The third publication, Discovery of simple blood based test to predict early onset of Alzheimer’s using standard clinical mass spectrometry platforms, has just been released as a preprint and is also being submitted to a peer-reviewed journal for publication. It reports on another early longitudinal study of Diadem’s AlzoSure prognostic assay. The authors begin by noting that despite the increasing number of individuals affected by AD every year, no effective therapy has yet been approved. A major factor underlying the lack of disease-modifying therapeutics is the inadequacies of current diagnostic methods, which only identify AD years after molecular damage to the central nervous system has been underway. Earlier diagnosis would make it feasible to initiate disease-modifying therapies much earlier in the disease process.
Knowing that the p53 conformational variant (U-p53AZ) had been correlated with AD, the researchers developed a mass spectrometry method for precise quantification of the p53 conformational variant from plasma. They analysed 107 plasma samples from patients with known clinical outcomes at different time points and tested the prognostic performance of the AD-specific U-p53AZ peptide (AZ 284) in different sets of individuals, progressing from cognitive normal or mild cognitive impairment to AD dementia. Brain amyloid burden by PET imaging data was available for most of the plasma samples and apolipoprotein E-4 levels were also measured. Participants were classified as cognitively unimpaired (CU), as MCI, or as presenting symptomatic AD. For each diagnostic group, changes of status at the follow-up visits (after 18 and 36 months) were reported.

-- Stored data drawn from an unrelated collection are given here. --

int fp8mi_launch_gemm(const MMParams &p, int variant, hipStream_t s, int fmt)
{
    if (variant == FP8MI_KERNEL_AUTO) variant = fp8mi_choose_gemm_variant(p);
#ifndef FP8MI_FLOOR_PROBE
    if (fmt == 1) return launch_gemm_fmt<1>(p, variant, s);
    if (fmt == 2) return launch_gemm_fmt<2>(p, variant, s);
    if (fmt == 3) return launch_gemm_fmt<3>(p, variant, s);
#endif
    if (fmt != 0) return FP8MI_E_UNSUPPORTED;
    switch (variant) {
    case FP8MI_KERNEL_GEMM_256: return launch(Tile256{}, p, s);
    case FP8MI_KERNEL_GEMM_256W: return fp8mi_launch_gemm256(p, 0, s);
    case FP8MI_KERNEL_GEMM_256x128W: return fp8mi_launch_gemm256(p, 1000, s);
#ifdef FP8MI_FLOOR_PROBE
    case 901: return launch<128, 64, 32, 32, 3, 1, 1 | (1 << 4), 2, 4>(p, s);
    case 902: return launch<128, 64, 32, 32, 3, 1, 1 | (2 << 4), 2, 4>(p, s);
    case 903: return launch<128, 64, 32, 32, 3, 1, 1 | (3 << 4), 2, 4>(p, s);
    case 911: return launch<128, 128, 64, 32, 4, 1, 0 | (1 << 4), 1, 4>(p, s);
    case 912: return launch<128, 128, 64, 32, 4, 1, 0 | (2 << 4), 1, 4>(p, s);
    case 913: return launch<128, 128, 64, 32, 4, 1, 0 | (3 << 4), 1, 4>(p, s);
#endif
#ifdef FP8MI_DIAG
    case 30: return launch<256, 256, 128, 64, 2, 1, 0, 1, 4>(p, s);
    case 31: return launch<128, 128, 64, 32, 2, 1, 0, 1, 4>(p, s);
    case 32: return launch<128, 64, 32, 32, 3, 0, 0, 2, 4>(p, s);
    case 33: return launch<256, 256, 128, 64, 2, 1>(p, s);
    case 34: return launch<256, 256, 128, 64, 2, 0, 0, 1, 4>(p, s);
    case 35: return launch<256, 256, 128, 64, 2, 2>(p, s);
    case 36: return launch<128, 128, 64, 32, 2, 2, 0, 1, 4>(p, s);
    case 37: return launch<128, 128, 64, 32, 2, 2>(p, s);
    case 38: return launch<128, 64, 32, 32, 3, 1, 0, 2, 4>(p, s);
    case 39: return launch<128, 64, 32, 32, 3, 1, 2, 2, 4>(p, s);
    case 120: return launch<128, 128, 64, 32, 2, 0, 1, 1, 4>(p, s);
    case 121: return launch<128, 128, 64, 32, 2, 0, 2, 1, 4>(p, s);
    case 122: return launch<128, 128, 64, 32, 2, 0, 4, 1, 4>(p, s);
    case 130: return launch<128, 128, 64, 32, 2, 0, 0, 1, 4>(p, s);
    case 131: return launch<128, 128, 64, 32, 4, 1, 0, 1, 4>(p, s);
    case 132: return launch<128, 128, 64, 32, 2, 1, 0, 2, 4>(p, s);
    case 133: return launch<128, 128, 64, 32, 3, 1, 0, 1, 4>(p, s);
    case 134: return launch<128, 128, 64, 32, 4, 1, 1, 1, 4>(p, s);
    case 135: return launch<128, 128, 64, 32, 3, 1, 1, 1, 4>(p, s);
    case 136: return launch<128, 128, 64, 32, 4, 0, 0, 1, 4>(p, s);
    case 140: return launch<128, 64, 32, 32, 3, 1, 9, 2, 4>(p, s);
    case 141: return launch<128, 64, 32, 32, 3, 1, 10, 2, 4>(p, s);
    case 150: return launch<64, 64, 32, 32, 3, 1, 0, 2, 4>(p, s);
    case 151: return launch<64, 64, 32, 32, 4, 1, 0, 2, 4>(p, s);
    case 152: return launch<64, 64, 16, 32, 4, 1, 0, 2, 4>(p, s);
    case 153: return launch<32, 128, 16, 32, 3, 1, 0, 2, 4>(p, s);
    case 154: return launch<32, 64, 16, 32, 4, 1, 0, 2, 4>(p, s);
    case 155: return launch<16, 128, 16, 32, 4, 1, 0, 2, 2>(p, s);
    case 137: return launch<64, 64, 16, 32, 4, 1, 64, 2, 4>(p, s);
    case 138: return launch<32, 64, 16, 32, 4, 1, 64, 2, 4>(p, s);
    case 144: return launch<64, 64, 16, 32, 4, 1, 128, 2, 4>(p, s);
    case 139: return launch<64, 64, 16, 32, 4, 1, 16, 2, 4>(p, s);
    case 142: return launch<64, 64, 16, 32, 4, 1, 32, 2, 4>(p, s);
    case 143: return launch<64, 64, 16, 32, 4, 1, 48, 2, 4>(p, s);
    case 156: return launch<64, 64, 16, 32, 3, 1, 0, 2, 4>(p, s);
    case 157: return launch<64, 64, 16, 32, 2, 1, 0, 2, 4>(p, s);
    case 126: return launch<64, 16, 16, 16, 4, 1, 0, 2, 2>(p, s);
    case 127: return launch<64, 16, 16, 16, 6, 1, 0, 2, 2>(p, s);
    case 128: return launch<32, 16, 16, 16, 6, 1, 0, 2, 2>(p, s);
    case 158: return launch<64, 32, 16, 32, 4, 1, 0, 2, 4>(p, s);
    case 159: return launch<32, 32, 16, 32, 4, 1, 0, 2, 2>(p, s);
    case 7: return launch<128, 64, 64, 32, 6>(p, s);
    case 8: return launch<128, 128, 64, 64, 4>(p, s);
    case 9: return launch<256, 128, 64, 64, 3, 0, 0, 1, 4>(p, s);
    case 10: return launch<128, 64, 32, 32, 6>(p, s);
    case 11: return launch<256, 256, 128, 64, 2>(p, s);
    case 12: return launch<128, 64, 32, 32, 3, 0, 0, 2>(p, s);
    case 13: return launch<128, 128, 64, 32, 2>(p, s);
#endif
    default: return with_product_tile(variant, FP8MI_E_ENUM, [&](auto t) { return launch(t, p, s); });
    }
}

bool fp8mi_gemm_mxfp8_supported(const MMParams &p, const MxScales &sc)
{
    return fp8mi_gemm_supported(p) && p.K > 0 && (p.K % 32) == 0 && (sc.ld_sx % 4) == 0 && (sc.ld_sw % 4) == 0 &&
           (((uintptr_t)sc.sx) & 3u) == 0 && (((uintptr_t)sc.sw) & 3u) == 0;
}

int fp8mi_choose_gemm_mxfp8_variant(const MMParams &p)
{
    const double cus = (double)fp8mi_cu_count();
    int best = FP8MI_KERNEL_GEMM_128x64;
    double best_us = 1e300;
    for (const fp8mi_dispatch::TileCost &t : fp8mi_dispatch::kTileCosts) {
        if (t.id == FP8MI_KERNEL_GEMM_256W || t.id == FP8MI_KERNEL_GEMM_256x128W) continue;
        MMParams q = p;
        if (q.M == 1) q.M = 2;
        const double us = fp8mi_dispatch::predict_us(q, t.id, cus);
        if (us >= 0.0 && us < best_us) { best_us = us; best = t.id; }
    }
    return best;
}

Using this well-characterized longitudinal cohort, the researchers demonstrated that U-p53AZ successfully predicted MCI progression to AD at least 36 months earlier, and in a cognitively unimpaired subject, it did so at least six years before symptoms became apparent. Diagnostic performance of the U-p53AZ peptide in the individuals progressing from cognitive normal and mild cognitive impairment to AD dementia confirmed that quantitative analysis of U-p53AZ is a reliable tool for prediction of AD progression up six years in advance of diagnosis, with AUC≥ 90%. The authors conclude that taken together, the results support the implementation of the U-p53AZ biomarker as an affordable and powerful prognostic tool for the early, non-invasive diagnosis of AD in individuals with no symptoms or with early symptoms of cognitive impairment. The study authors also note that availability of this type of accurate, non-invasive, inexpensive test could enable clinical trials for new AD therapies much earlier in the course of the disease when interventions are more likely to be effective. They also point out that it would be helpful to confirm these findings in a larger study. Diadem is currently conducting further validation studies in about 1000 subjects.